A major challenge facing us in this post-genomic era is how to extract maximum information from completed genome sequence assemblies (1
), so as to address basic questions in gene annotation, expression profiling, gene regulation and genome variation.
The sequencing approach has clear advantages over microarrays by elucidating the exact nucleotide content of target DNA sequences. However, a major constraint has been its higher cost and lower data-generation speed relative to microarrays. As an improvement on methods involving one template per read, serial analysis of gene expression (SAGE) was developed (2
).
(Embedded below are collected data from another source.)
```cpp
int launch_conv_bf16(const void* in, const void* packed, const float* bias, void* out, float* out_f32, void* out_pre, const void* act_ref,
                     int ref_act, void* signs, bool signs_read, const float* chan_scale, float* stats_part, int B, int K, int M, int IH, int IW, int OH,
                     int OW, int ks, int a, int s2d, int act, hipStream_t stream, int* stats_rows, int* stats_mpad) {
  const int T = ks * ks, pad = ks == 3 ? 1 : 0;
  if (in != nullptr && g_bf_ws && !s2d && a == 1 && ks == 3 && out_f32 == nullptr && out_pre == nullptr && act_ref == nullptr && !signs_read &&
      stats_part == nullptr && (act == ACT_NONE || act == ACT_LEAKY) && !(signs != nullptr && act != ACT_LEAKY) &&
      conv_bf16_ws_eligible(K, M, IH, IW, B)) {
    ConvWsParams q{};
    q.in = in; q.wp = packed; q.bias = bias; q.out = out; q.signs = reinterpret_cast<unsigned char*>(signs); q.chan_scale = chan_scale;
    q.B = B; q.Kb = bf_kb_of(K); q.IH = IH; q.IW = IW; q.act = act;
#ifdef YOGO_DIAG
    q.dbg = g_diag_dbg;
    q.stamps = (g_diag_stamps != nullptr && g_diag_stamps_bytes >= 512 * 128) ? g_diag_stamps : nullptr;
    if (q.stamps) (void)hipMemsetAsync(g_diag_stamps, 0, 512 * 128, stream);
#endif
    if (conv_bf16_ws_plan(&q)) {
      if ((g_bf_ws16 == 2 || (g_bf_ws16 == 1 && bias == nullptr)) && act == ACT_NONE && signs == nullptr && chan_scale == nullptr &&
          conv_bf16_ws16_eligible(K, M, IH, IW, B))
        return launch_conv_bf16_ws16(q, stream);
      return launch_conv_bf16_ws(q, stream);
    }
  }
  if (in != nullptr && g_bf_ws && !s2d && a == 2 && ks == 3 && out_f32 == nullptr && out_pre == nullptr && act_ref == nullptr && !signs_read &&
      stats_part == nullptr && (act == ACT_NONE || act == ACT_LEAKY) && !(signs != nullptr && act != ACT_LEAKY) && conv_bf16_ws3_eligible(K, M, IH, IW, B)) {
    ConvWs3Params q{};
    q.in = in; q.wp = packed; q.bias = bias; q.out = out; q.signs = reinterpret_cast<unsigned char*>(signs); q.chan_scale = chan_scale;
    q.B = B; q.Kb = bf_kb_of(K); q.IH = IH; q.IW = IW; q.OH = OH; q.OW = OW; q.act = act;
#ifdef YOGO_DIAG
    q.dbg = g_diag_dbg;
    q.stamps = (g_diag_stamps != nullptr && g_diag_stamps_bytes >= 512 * 128) ? g_diag_stamps : nullptr;
    if (q.stamps) (void)hipMemsetAsync(g_diag_stamps, 0, 512 * 128, stream);
#endif
    if (conv_bf16_ws3_plan(&q)) return launch_conv_bf16_ws3(q, stream);
  }
  if (in != nullptr && g_bf_head && ks == 1 && a == 1 && !s2d && out_pre == nullptr && act_ref == nullptr && stats_part == nullptr && act == ACT_NONE &&
      out_f32 != nullptr && out == nullptr && signs == nullptr && chan_scale == nullptr && conv_bf16_head_fwd_eligible(K, M, OH * OW, B))
    return launch_conv_bf16_head_fwd(in, packed, bias, out_f32, B, K, M, OH * OW, stream);
  if (in != nullptr && g_bf_staged && !s2d && ks == 3 && out_f32 == nullptr && out_pre == nullptr && act_ref == nullptr && !signs_read && stats_part == nullptr &&
      (act == ACT_NONE || act == ACT_LEAKY) && !(signs != nullptr && act != ACT_LEAKY) && conv_bf16_staged_eligible(K, M, a, IH, IW, OH, OW, B))
    return launch_conv_bf16_staged(in, packed, bias, out, signs, chan_scale, B, K, M, IH, IW, OH, OW, a, act, stream);
  if (in != nullptr && g_bf_direct && s2d && ks == 3 && out_f32 == nullptr && out_pre == nullptr && act_ref == nullptr && bias == nullptr &&
      stats_part == nullptr && act == ACT_NONE && (!signs_read || (signs != nullptr && ref_act == ACT_LEAKY)) && (signs_read || signs == nullptr) &&
      conv_bf16_s2d_direct_eligible(K, M, OH, OW, B))
    return launch_conv_bf16_s2d_direct(in, packed, out, signs_read ? signs : nullptr, chan_scale, B, K, M, IH, IW, OH, OW, stream);
  const int MW = bf_pick_mw(M);
  const bool small_n = s2d || a == 2;
  const bool wide64 = MW == 2 && !small_n && K >= 64 && OH * OW >= 4096;
  const int NW = MW == 1 ? (small_n ? 2 : 4) : (small_n ? 1 : (wide64 ? 4 : 2));
  const int NWV = (MW == 4 || wide64) ? 8 : 4;
  const int PF = NWV == 8 ? 10 : 16;
  const int Kb = bf_kb_of(K), Mpad = bf_mpad_of(M);
  const int OHt = s2d ? (OH + 1) / 2 : OH, OWt = s2d ? (OW + 1) / 2 : OW;
  BfTiling tl;
  bool planned = false;
  if (NWV == 4) {
    const int ladder[3] = {40 * 1024, 53 * 1024, BF_LDS_BUDGET};
// ... 101 lines not shown
    else if (MW == 2) BFLAUNCH(2, 1, 4, false, 16);
    else BFLAUNCH(1, 2, 4, false, 16);
  } else {
    if (MW == 4) BFLAUNCH(4, 2, 8, false, 10);
    else if (MW == 2 && wide64) BFLAUNCH(2, 4, 8, false, 10);
    else if (MW == 2) BFLAUNCH(2, 2, 4, false, 16);
    else BFLAUNCH(1, 4, 4, false, 16);
  }
#undef BFLAUNCH
#undef BFLAUNCH_
#undef BFLAUNCH__
  YOGO_CHECK_LAUNCH("conv_bf16");
  return YOGO_OK;
}

int check_bf16_conv(int B, int Cin, int Cout, int IH, int IW, int ks, int stride) {
  YOGO_CHECK_ARG((ks == 3 || ks == 1) && (stride == 1 || stride == 2) && !(ks == 1 && stride != 1) && B >= 0 && Cin > 0 &&
                     Cout > 0 && IH > 0 && IW > 0, "conv_bf16: unsupported shape");
  return YOGO_OK;
}

}

extern "C" int yogo_conv2d_fwd_bf16_stats_shape(int B, int Cin, int Cout, int IH, int IW, int ks, int stride, int* rows, int* mpad) {
  if (int e = check_bf16_conv(B, Cin, Cout, IH, IW, ks, stride)) return e;
  const int pad = ks == 3 ? 1 : 0;
  return launch_conv_bf16(nullptr, nullptr, nullptr, nullptr, nullptr, nullptr, nullptr, 0, nullptr, false, nullptr, nullptr, B, Cin, Cout, IH, IW,
                          (IH + 2 * pad - ks) / stride + 1, (IW + 2 * pad - ks) / stride + 1, ks, stride, 0, 0, nullptr, rows, mpad);
}

extern "C" int yogo_conv2d_fwd_bf16(const void* in, const void* packed, const float* bias, void* out, float* out_f32,
                                    const float* chan_scale, float* stats_part, int B, int Cin, int Cout, int IH, int IW,
                                    int ks, int stride, int act, hipStream_t stream) {
  YOGO_CHECK_ARG(in && packed && (out || out_f32), "conv2d_fwd_bf16: null pointer");
  if (int e = check_bf16_conv(B, Cin, Cout, IH, IW, ks, stride)) return e;
  const int pad = ks == 3 ? 1 : 0;
  return launch_conv_bf16(in, packed, bias, out, out_f32, nullptr, nullptr, 0, nullptr, false, chan_scale, stats_part, B, Cin, Cout, IH, IW,
                          (IH + 2 * pad - ks) / stride + 1, (IW + 2 * pad - ks) / stride + 1, ks, stride, 0, act, stream,
                          nullptr, nullptr);
}

extern "C" int yogo_conv2d_fwd_bf16_pre(const void* in, const void* packed, const float* bias, void* out, void* out_pre,
                                        const float* chan_scale, int B, int Cin, int Cout, int IH, int IW, int ks, int stride,
                                        int act, hipStream_t stream) {
  YOGO_CHECK_ARG(in && packed && out && out_pre, "conv2d_fwd_bf16_pre: null pointer");
  if (int e = check_bf16_conv(B, Cin, Cout, IH, IW, ks, stride)) return e;
// ... 65 lines not shown
```

### yogo_amd/csrc/conv_bf16_ws3.h

```cpp
#pragma once
#include "common.h"

#define W3_PT 128
#define W3_ROWS 9
#define W3_PL 48
#define W3_LW (2 * W3_PL)
#define W3_KBU (W3_ROWS * W3_LW)
#define W3_IB (2 * W3_KBU * 16)
#define W3_NI 7
#define W3_WB (9 * 4096)
#define W3_I0 (2 * W3_WB)
#define W3_EB (W3_I0 + 3 * W3_IB)
#define W3_ES (W3_EB + 512)
#define W3_LDS_BYTES (W3_ES + 1024)

struct ConvWs3Params {
  const void* in;
  const void* wp;
  const float* bias;
  void* out;
  unsigned char* signs;
  const float* chan_scale;
  int B, Kb, IH, IW, OH, OW;
  int ncb, TW, tiles_per_band, gx, ntiles;
  int PT;
  unsigned m_gx, m_tpb, m_bw, m_bwl;
  int nchunk, act;
#ifdef YOGO_DIAG
  int dbg;
  unsigned long long* stamps;
#endif
};

bool conv_bf16_ws3_eligible(int K, int M, int IH, int IW, int B);
bool conv_bf16_ws3_plan(ConvWs3Params* p);
int launch_conv_bf16_ws3(const ConvWs3Params& p, hipStream_t stream);
```

### yogo_amd/csrc/conv_bf16_ws3.hip

```cpp
#include "conv_bf16_ws3.h"
#include <mutex>
#include <type_traits>
#include <utility>

typedef unsigned int u32x4 __attribute__((ext_vector_type(4)));
typedef int i32x4 __attribute__((ext_vector_type(4)));
typedef __bf16 bf16x8 __attribute__((ext_vector_type(8)));
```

This strategy utilizes short DNA tags representing an entire DNA fragment, and the concatenation of these tags for efficient sequencing enables the characterization of whole transcriptomes and genomes. However, the mapping of short single tags to the genome often results in positional ambiguities. This drawback was partially addressed in recent modifications that specifically extracted 5′ terminal signatures of cDNA (4
), but it was the simultaneous tagging of both 5′ and 3′ terminal signatures that provided an ideal solution. To achieve this, we initially developed an intermediate approach that separately extracted 5′ and 3′ terminal tags from cDNA fragments for sequencing (6
). Subsequently, we developed gene identification signature (GIS) analysis, in which the 5′ and 3′ signatures of each full-length transcript were simultaneously extracted, then covalently-linked into paired-end ditag (PET) structures for concatenated high-throughput sequencing and the accurate demarcation of transcriptional unit boundaries in assembled genome sequences (7
). An average capillary sequencing read (700–800 bp) of a single GIS-PET library clone would reveal 10–15 PET U, thus representing a 20- to 30-fold increase in annotation efficiency compared to the bidirectional sequencing analysis of full-length cDNA (flcDNA) clones.
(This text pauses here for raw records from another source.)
template <bool kSel>
__global__ __launch_bounds__(kMatchBlock) void match_train_nearest_kernel(
    const uint8_t* __restrict__ d_q, size_t q_stride, const int32_t* __restrict__ d_nq, const uint8_t* __restrict__ d_t, size_t t_stride,
    const int32_t* __restrict__ d_nt, int max_rows, int qsplit, int B, uint32_t* __restrict__ d_train_best, const int32_t* __restrict__ d_qsel,
    int sel_cap, const int32_t* __restrict__ d_nqsel) {
    const int w = blockIdx.x;
    const int b = w % B, split = (w / B) % qsplit, cb = w / (B * qsplit);
    const int nrows = min(d_nq[b], max_rows), nt = min(d_nt[b], max_rows);
    const int nq = kSel ? min(max(d_nqsel[b], 0), min(sel_cap, nrows)) : nrows;
    const int32_t* sel = kSel ? d_qsel + (size_t)b * sel_cap : nullptr;
    const int c0 = cb * kColsPerBlock;
    if (c0 >= nt || nq <= 0) return;
    const int ntiles = (nq + kQRows - 1) / kQRows, per = (ntiles + qsplit - 1) / qsplit;
    const int tile0 = split * per, tile1 = min(ntiles, tile0 + per);
    if (tile0 >= tile1) return;
    const int lane = threadIdx.x & 63, wave = threadIdx.x >> 6, r = lane & 31, h = lane >> 5;
    __shared__ alignas(16) int8_t sq[2][kQRows * kQStride];
    __shared__ uint2 lut[256];
    {
        const uint32_t v = threadIdx.x;
        lut[v] = make_uint2(expand_nibble(v), expand_nibble(v >> 4));
    }
    const uint8_t* Q = d_q + (size_t)b * q_stride;
    const uint8_t* T = d_t + (size_t)b * t_stride;
    v4i breg[kColTiles][8];
#pragma unroll
    for (int t = 0; t < kColTiles; ++t) {
        const int j = min(c0 + wave * kColsPerWave + 32 * t + r, nt - 1);
        const uint4 lo = *reinterpret_cast<const uint4*>(T + (size_t)j * 32), hi = *reinterpret_cast<const uint4*>(T + (size_t)j * 32 + 16);
        const uint32_t wd[8] = {lo.x, lo.y, lo.z, lo.w, hi.x, hi.y, hi.z, hi.w};
#pragma unroll
        for (int s = 0; s < 8; ++s) {
            const int4 e = expand_half((wd[s] >> (16 * h)) & 0xFFFFu);
            breg[t][s] = v4i{e.x, e.y, e.z, e.w};
        }
    }
    const int srow = threadIdx.x >> 3, sword = threadIdx.x & 7;
    auto gload = [&](int tile, uint32_t& x) {
        int r0 = min(tile * kQRows + srow, nq - 1);
        if (kSel) r0 = min(max(sel[r0], 0), nrows - 1);
        x = reinterpret_cast<const uint32_t*>(Q + (size_t)r0 * 32)[sword];
    };
    auto sstore = [&](int buf, uint32_t x) {
        const uint2 b0 = lut[x & 0xFFu], b1 = lut[(x >> 8) & 0xFFu], b2 = lut[(x >> 16) & 0xFFu], b3 = lut[x >> 24];
        int4* dst = reinterpret_cast<int4*>(&sq[buf][srow * kQStride + sword * 32]);
        dst[0] = make_int4((int)b0.x, (int)b0.y, (int)b1.x, (int)b1.y); dst[1] = make_int4((int)b2.x, (int)b2.y, (int)b3.x, (int)b3.y);
    };
    auto mma_tile = [&](int buf, v16i (&acc)[kColTiles]) {
        v4i a[8];
#pragma unroll
        for (int s = 0; s < 8; ++s) a[s] = *reinterpret_cast<const v4i*>(&sq[buf][r * kQStride + s * 32 + h * 16]);
        const v16i zero = {0, 0, 0, 0, 0, 0, 0, 0, 0, 0, 0, 0, 0, 0, 0, 0};
#pragma unroll
        for (int t = 0; t < kColTiles; ++t) acc[t] = __builtin_amdgcn_mfma_i32_32x32x32_i8(a[0], breg[t][0], zero, 0, 0, 0);
#pragma unroll
        for (int s = 1; s < 8; ++s)
#pragma unroll
            for (int t = 0; t < kColTiles; ++t) acc[t] = __builtin_amdgcn_mfma_i32_32x32x32_i8(a[s], breg[t][s], acc[t], 0, 0, 0);
    };
    uint32_t x;
    gload(tile0, x);
    __syncthreads();
    sstore(0, x);
    if (tile0 + 1 < tile1) gload(tile0 + 1, x);
    __syncthreads();
    int m[kColTiles];
#pragma unroll
    for (int t = 0; t < kColTiles; ++t) m[t] = INT_MIN;
    v16i acc[kColTiles];
    for (int tile = tile0; tile < tile1; ++tile) {
        const int buf = (tile - tile0) & 1;
        if (tile + 1 < tile1) { sstore(buf ^ 1, x); if (tile + 2 < tile1) gload(tile + 2, x); }
        mma_tile(buf, acc);
        fold_tile(acc, tile * kQRows + 4 * h, nq, tile * kQRows + kQRows <= nq, m);
        __syncthreads();
    }
#pragma unroll
    for (int t = 0; t < kColTiles; ++t) m[t] = max(m[t], __shfl_xor(m[t], 32));
    if (h == 0) {
#pragma unroll
        for (int t = 0; t < kColTiles; ++t) {
            const int mm = m[t];
            const int j = c0 + wave * kColsPerWave + 32 * t + r;
            if (j < nt && mm != INT_MIN) {
                const uint32_t d = (uint32_t)(256 - (mm >> 16)) >> 1, i = 0xFFFFu - ((uint32_t)mm & 0xFFFFu);
                const uint32_t key = (d << 16) | i;
                if (qsplit == 1) d_train_best[(size_t)b * max_rows + j] = key;
                else atomicMin(&d_train_best[(size_t)b * max_rows + j], key);
            }
        }
    }
}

We have also successfully applied this PET-based DNA analysis strategy to characterize genomic DNA fragments enriched for specific target sites by chromatin immunoprecipitation (ChIP), and these chromatin immunoprecipitation-PET (ChIP-PET) analyses have provided a global overview of p53 transcription factor binding sites in the human genome (6
), as well as Oct4
targets in the mouse genome (8
The PET concept can conceivably be applied to other DNA sequence analyses that will benefit from paired-end characterization, including the study of epigenetic elements and genome scaffolding. One point to note is that while the number of sequencing reads (~50
000) required for a comprehensive GIS-PET or ChIP-PET analysis is miniscule for most genome centers with state-of-the-art Sanger capillary sequencers, and within the reach of core facilities in university laboratories, the final cost of each PET experiment can be significant. Hence, we are continually seeking ways to improve the efficiency and cost-effectiveness of PET analysis.
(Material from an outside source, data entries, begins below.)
__device__ __forceinline__ void dense_emit_direct(bool match, int32_t probe_tid, int32_t build_tid,
                                                  int32_t *__restrict__ out_probe, int32_t *__restrict__ out_build,
                                                  unsigned long long capacity, unsigned long long *out_count) {
  const uint64_t m = __ballot(match);
  if (m == 0) return;
  unsigned long long base = 0;
  if (lane_id() == __ffsll(static_cast<long long>(m)) - 1) {
    base = atomicAdd(out_count, static_cast<unsigned long long>(__popcll(m)));
  }
  base = __shfl(base, __ffsll(static_cast<long long>(m)) - 1, kWave);
  const unsigned long long o = base + rank_below(m);
  if (match && o < capacity) {
    __builtin_nontemporal_store(probe_tid, &out_probe[o]);
    __builtin_nontemporal_store(build_tid, &out_build[o]);
  }
}

template <typename KeyT, int MODE, bool kRuns = false>
__global__ __launch_bounds__(kDBlock) __attribute__((amdgpu_waves_per_eu(MODE == 5 ? 3 : 1))) void dense_probe_kernel(
    DenseTableView t, const KeyT *__restrict__ keys, int64_t n, int32_t probe_base_tid,
    const uint64_t *__restrict__ filter, int32_t *__restrict__ out_probe, int32_t *__restrict__ out_build,
    int64_t capacity_signed, unsigned long long *__restrict__ out_count, uint64_t *__restrict__ out_bitmap, int anti,
    int32_t *__restrict__ unit_counts = nullptr, const int64_t *__restrict__ unit_offsets = nullptr,
    const long long *__restrict__ runs = nullptr, ProjectionView proj = ProjectionView{}) {
  constexpr int R = kDenseRowsPerThread;
  constexpr bool kProject = MODE == 5;
  using Source = ProbeTileSource<KeyT>;
  const unsigned long long capacity = static_cast<unsigned long long>(capacity_signed);
  const int64_t num_tiles = kRuns ? runs[2] : (n + kDenseTile - 1) / kDenseTile;
  auto source_of = [&](int64_t tile) {
    return probe_tile_source<KeyT, kDenseTile, kRuns>(runs, tile, keys, n, probe_base_tid, filter, out_bitmap);
  };
  unsigned long long local_count = 0;
  __shared__ int2 s_sparse[(MODE == 0 || MODE == 4) ? kDBlock / kWave : 1][(MODE == 0 || MODE == 4) ? kDenseSparsePairs : 1];
  __shared__ int s_wave_total[2][kDBlock / kWave];
  __shared__ unsigned long long s_tile_base;
  int parity = 0;
  const int wave = threadIdx.x >> 6;

  const int lane = lane_id();
  KeyT key[R], next_key[R];
  uint64_t filter_words = ~0ull, next_filter_words = ~0ull;
  auto request = [&](const Source &src, KeyT (&k)[R], uint64_t &words) {
    if (kRuns && src.code_width != 0) {
      coded_keys(src, k, [&](int r) {
        const int64_t row = src.base + r * kDBlock + threadIdx.x;
        return row < src.n ? row : src.n - 1;
      });
    } else {
#pragma unroll
      for (int r = 0; r < R; ++r) {
        const int64_t row = src.base + r * kDBlock + threadIdx.x;
        k[r] = load_global_nt(&src.keys[row < src.n ? row : src.n - 1]);
      }
    }
    words = ~0ull;
    if (src.filter != nullptr && lane < R) {
      const int64_t w = (src.base >> 6) + lane * (kDBlock / kWave) + wave;
      if (w < ((src.n + 63) >> 6)) words = load_global(&src.filter[w]);
    }
  };
  Source cur = Source(), next = Source();
  if (static_cast<int64_t>(blockIdx.x) < num_tiles) {
    cur = source_of(blockIdx.x);
    request(cur, key, filter_words);
  }

  for (int64_t tile = blockIdx.x; tile < num_tiles; tile += gridDim.x, parity ^= 1) {
    if (tile + gridDim.x < num_tiles) {
      next = source_of(tile + gridDim.x);
      request(next, next_key, next_filter_words);
    }
    const int64_t tile_base = cur.base;
    const int64_t n_rows = cur.n;
    const int32_t base_tid = cur.base_tid;
    uint64_t *const tile_bitmap = cur.out_bitmap;
    const int tile_block = cur.block;
    const Source tile_src = cur;
    cur = next;
    uint32_t h[R];
    uint32_t live_mask = 0;
#pragma unroll
    for (int r = 0; r < R; ++r) {
      const int64_t row = tile_base + r * kDBlock + threadIdx.x;
      const uint64_t filter_word = __shfl(filter_words, r, kWave);
      const bool live = row < n_rows && msb_bit(filter_word, lane);
      live_mask |= live ? (1u << r) : 0u;
      const uint64_t idx = dense_index(t, key[r]);
      const bool lookup = live && idx != ~0ull;
      const uint32_t word = dense_head_word(t, lookup ? idx : 0);
      h[r] = lookup ? word : 0u;
    }
#pragma unroll
    for (int r = 0; r < R; ++r) key[r] = next_key[r];
    filter_words = next_filter_words;

    if (MODE == 2) {
      uint64_t mine = 0;
#pragma unroll
      for (int r = 0; r < R; ++r) {
        const bool bit = ((live_mask >> r) & 1u) && ((h[r] != 0u) != (anti != 0));
        const uint64_t word = msb_first(__ballot(bit));
        if (lane == r) mine = word;
        if (lane == 0) local_count += __popcll(word);
      }
      const int64_t w = (tile_base >> 6) + lane * (kDBlock / kWave) + wave;
      if (lane < R && w < ((n_rows + 63) >> 6)) store_global(mine, &tile_bitmap[w]);
      continue;
    }

    uint64_t m[R];
    int total = 0;
    bool any_chain = false;
#pragma unroll
    for (int r = 0; r < R; ++r) {
      m[r] = __ballot(h[r] != 0u);
      total += __popcll(m[r]);
      any_chain = any_chain || (h[r] & kChainBit) != 0u;
    }
    const bool wave_has_chain = __any(any_chain);
    uint32_t next[R];
    unsigned long long base = 0;
    if (MODE == 1 || MODE == 3) {
      if (lane == 0) local_count += total;
      if (wave_has_chain) {
#pragma unroll
        for (int r = 0; r < R; ++r) next[r] = (h[r] & kChainBit) ? t.ov[h[r] & ~kChainBit].y : 0u;
      }
    } else {
      if (MODE == 0 || kProject) {
        if (lane == 0) s_wave_total[parity][wave] = total;
        __syncthreads();
        if (threadIdx.x == 0) {
          int all = 0;
#pragma unroll
          for (int w = 0; w < kDBlock / kWave; ++w) all += s_wave_total[parity][w];
          s_tile_base = all != 0 ? atomicAdd(out_count, static_cast<unsigned long long>(all)) : 0ull;
        }
        __syncthreads();
        base = s_tile_base;
        for (int w = 0; w < wave; ++w) base += s_wave_total[parity][w];
      } else {
        base = static_cast<unsigned long long>(unit_offsets[tile * (kDBlock / kWave) + wave]);
      }
      const bool sparse = !kProject && total <= kDenseSparsePairs;
      int staged = 0;
      if (kProject) {
        int off[R];
        int emitted = 0;
#pragma unroll
        for (int r = 0; r < R; ++r) {
          next[r] = 0u;
          if (wave_has_chain && (h[r] & kChainBit)) {
            const uint2 e = t.ov[h[r] & ~kChainBit];
            h[r] = e.x + 1u;
            next[r] = e.y;
          }
          off[r] = emitted + rank_below(m[r]);
          emitted += __popcll(m[r]);
        }
        const unsigned long long wave_base = base;
        base += emitted;
        for (int c = 0; c < proj.nc; ++c) {
          const int width = proj.width(c);
          const bool on_build = proj.on_build(c);
          char *dst = proj.out(c);
          const char *probe_stripe = proj.probe_stripe(tile_block, c);
          auto column = [&](auto tag) __attribute__((always_inline)) {
            using V = decltype(tag);
            constexpr int H = R / 2;
#pragma unroll
            for (int half = 0; half < 2; ++half) {
              V v[H];
              if (on_build) {
#pragma unroll
                for (int i = 0; i < H; ++i) {
                  const int r = half * H + i;
                  const char *src = h[r] != 0u ? projected_build_value(proj, c, sizeof(V), h[r] - 1u) : dst;
                  v[i] = load_global(reinterpret_cast<const V *>(src));
                }
              } else if (kRuns && sizeof(V) == sizeof(KeyT) && tile_src.code_width != 0 && proj.is_probe_key(c)) {
#pragma unroll
                for (int i = 0; i < H; ++i) {
                  const int64_t row = tile_base + (half * H + i) * kDBlock + threadIdx.x;
                  v[i] = static_cast<V>(coded_key(tile_src, row < n_rows ? row : n_rows - 1));
                }
              } else {
#pragma unroll
                for (int i = 0; i < H; ++i) {
                  const int64_t row = tile_base + (half * H + i) * kDBlock + threadIdx.x;
                  v[i] = load_global_nt(&reinterpret_cast<const V *>(probe_stripe)[row < n_rows ? row : n_rows - 1]);
                }
              }
#pragma unroll
              for (int i = 0; i < H; ++i) {
                const int r = half * H + i;
                const unsigned long long o = wave_base + off[r];
                if (h[r] != 0u && o < capacity) store_global_nt(v[i], reinterpret_cast<V *>(dst) + o);
              }
            }
          };
          switch (width) {
            case 1: column(uint8_t{}); break;
            case 2: column(uint16_t{}); break;
            case 4: column(uint32_t{}); break;
            default: column(static_cast<unsigned long long>(0)); break;
          }
        }
      }
#pragma unroll
      for (int r = 0; r < R; ++r) {
        if (kProject) break;
        const int64_t row = tile_base + r * kDBlock + threadIdx.x;
        uint32_t tid = h[r] - 1u;
        next[r] = 0u;
        if (wave_has_chain && (h[r] & kChainBit)) {
          const uint2 e = t.ov[h[r] & ~kChainBit];
          tid = e.x;
          next[r] = e.y;
        }
        if (sparse) {
          if (m[r] != 0) {
            if (h[r] != 0u) s_sparse[wave][staged + rank_below(m[r])] = make_int2(static_cast<int32_t>(base_tid + row), static_cast<int32_t>(tid));
            staged += __popcll(m[r]);
          }
        } else {
          const unsigned long long o = base + rank_below(m[r]);
          if (h[r] != 0u && o < capacity) {
            __builtin_nontemporal_store(static_cast<int32_t>(base_tid + row), &out_probe[o]);
            __builtin_nontemporal_store(static_cast<int32_t>(tid), &out_build[o]);
          }
          base += __popcll(m[r]);
        }
      }
      if (sparse) {
        __builtin_amdgcn_fence(__ATOMIC_RELEASE, "wavefront");
        __builtin_amdgcn_wave_barrier();
        __builtin_amdgcn_fence(__ATOMIC_ACQUIRE, "wavefront");
        for (int i = lane; i < total; i += kWave) {
          const int2 pair = s_sparse[wave][i];
          const unsigned long long o = base + i;
          if (o < capacity) {
            __builtin_nontemporal_store(pair.x, &out_probe[o]);
            __builtin_nontemporal_store(pair.y, &out_build[o]);
          }
        }
        base += total;
        __builtin_amdgcn_wave_barrier();
      }
    }
    if (wave_has_chain) {
#pragma unroll 1
      for (int r = 0; r < R; ++r) {
        const int64_t row = tile_base + r * kDBlock + threadIdx.x;
        uint32_t cur = next[r];
        while (__any(cur != 0u)) {
          uint32_t tid = cur - 1u, nxt = 0u;
          if (cur & kChainBit) {
            const uint2 e = t.ov[cur & ~kChainBit];
            tid = e.x;
            nxt = e.y;
          }
          if (MODE == 1 || MODE == 3) {
            local_count += cur != 0u ? 1u : 0u;
          } else if (MODE == 0) {
            dense_emit_direct(cur != 0u, static_cast<int32_t>(base_tid + row), static_cast<int32_t>(tid), out_probe,
                              out_build, capacity, out_count);
          } else if (kProject) {
            const uint64_t cm = __ballot(cur != 0u);
            unsigned long long at = 0;
            const int leader = __ffsll(static_cast<long long>(cm)) - 1;
            if (lane == leader) at = atomicAdd(out_count, static_cast<unsigned long long>(__popcll(cm)));
            at = __shfl(at, leader, kWave) + rank_below(cm);
            if (cur != 0u && at < capacity) project_one(proj, tile_src, row, tid, at);
          } else {
            const uint64_t cm = __ballot(cur != 0u);
            const unsigned long long o = base + rank_below(cm);
            if (cur != 0u && o < capacity) {
              __builtin_nontemporal_store(static_cast<int32_t>(base_tid + row), &out_probe[o]);
              __builtin_nontemporal_store(static_cast<int32_t>(tid), &out_build[o]);
            }
            base += __popcll(cm);
          }
          cur = nxt;
        }
      }
    }
    if (MODE == 3) {
      const unsigned long long unit = wave_reduce_add(local_count);
      if (lane == 0) unit_counts[tile * (kDBlock / kWave) + wave] = static_cast<int32_t>(unit);
      local_count = 0;
    }
  }
  if (MODE == 1 || MODE == 2) {
    local_count = wave_reduce_add(local_count);
    if (lane == 0 && local_count != 0 && out_count != nullptr) atomicAdd(out_count, local_count);
  }
}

Recently, a novel, highly-parallel multiplex sequencing-by-synthesis method based on pyrosequencing in picolitre-scale reactions (454-sequencing™) was reported, in which ~300
000 DNA templates were simultaneously sequenced in a single 4 h machine run to a read-length of ~100 bases, with an accuracy of 99.6% (9
). Although this multiplex sequencing approach, as described, potentially yields a remarkable 100-fold increase in throughput compared with current Sanger capillary sequencing technology, its obvious weaknesses are the short-read length that limits wider application to many genome sequencing projects, and its inability to obtain paired-end information.
Another recent advance is the Polony sequencing technology (10
) that has as its chief advantages low sequencing cost, and the ability to produce paired-end reads of DNA fragments at a raw data acquisition rate reportedly an order of magnitude faster than conventional Sanger sequencing. In its current manifestation, however, the technology suffers from a lower-than-predicted throughput (~140 bp/s) and raw base-calling accuracies poorer than in Sanger sequencing. In addition, an unusual sequencing-by-ligation scheme results in short, discontiguous paired-end tags (each of 13 bases interrupted by an indeterminate gap of 4 to 5 bases) that is insufficient for specific mapping in complex genomes, thus precluding the Polony method from applications involving mammalian genome sequencing.
It was apparent to us that a melding of technologies would be highly beneficial: the massively-parallel, short-read nature of the new 454-sequencing method lends itself well to enhanced PET analysis: each ~40 bp PET would compensate for the inherent disadvantages of short-reads by providing paired-end information from long contiguous DNA fragments. Mapping of these PETs to assembled genomes would allow the original sequence to be inferred. Furthermore, by a simple modification of the original GIS-PET procedure, we were able to easily dimerize PETs prior to multiplex sequencing, thereby further increasing data-gathering efficiency. Finally, the very high sequencing throughput of 454-sequencing should allow the global analysis of transcriptomes and genomes at an unprecedented speed.
In this report we describe the utility, efficiency and accuracy of applying this multiplex sequencing of paired-end ditags (MS-PET) analysis to characterize both the human transcriptome and genome.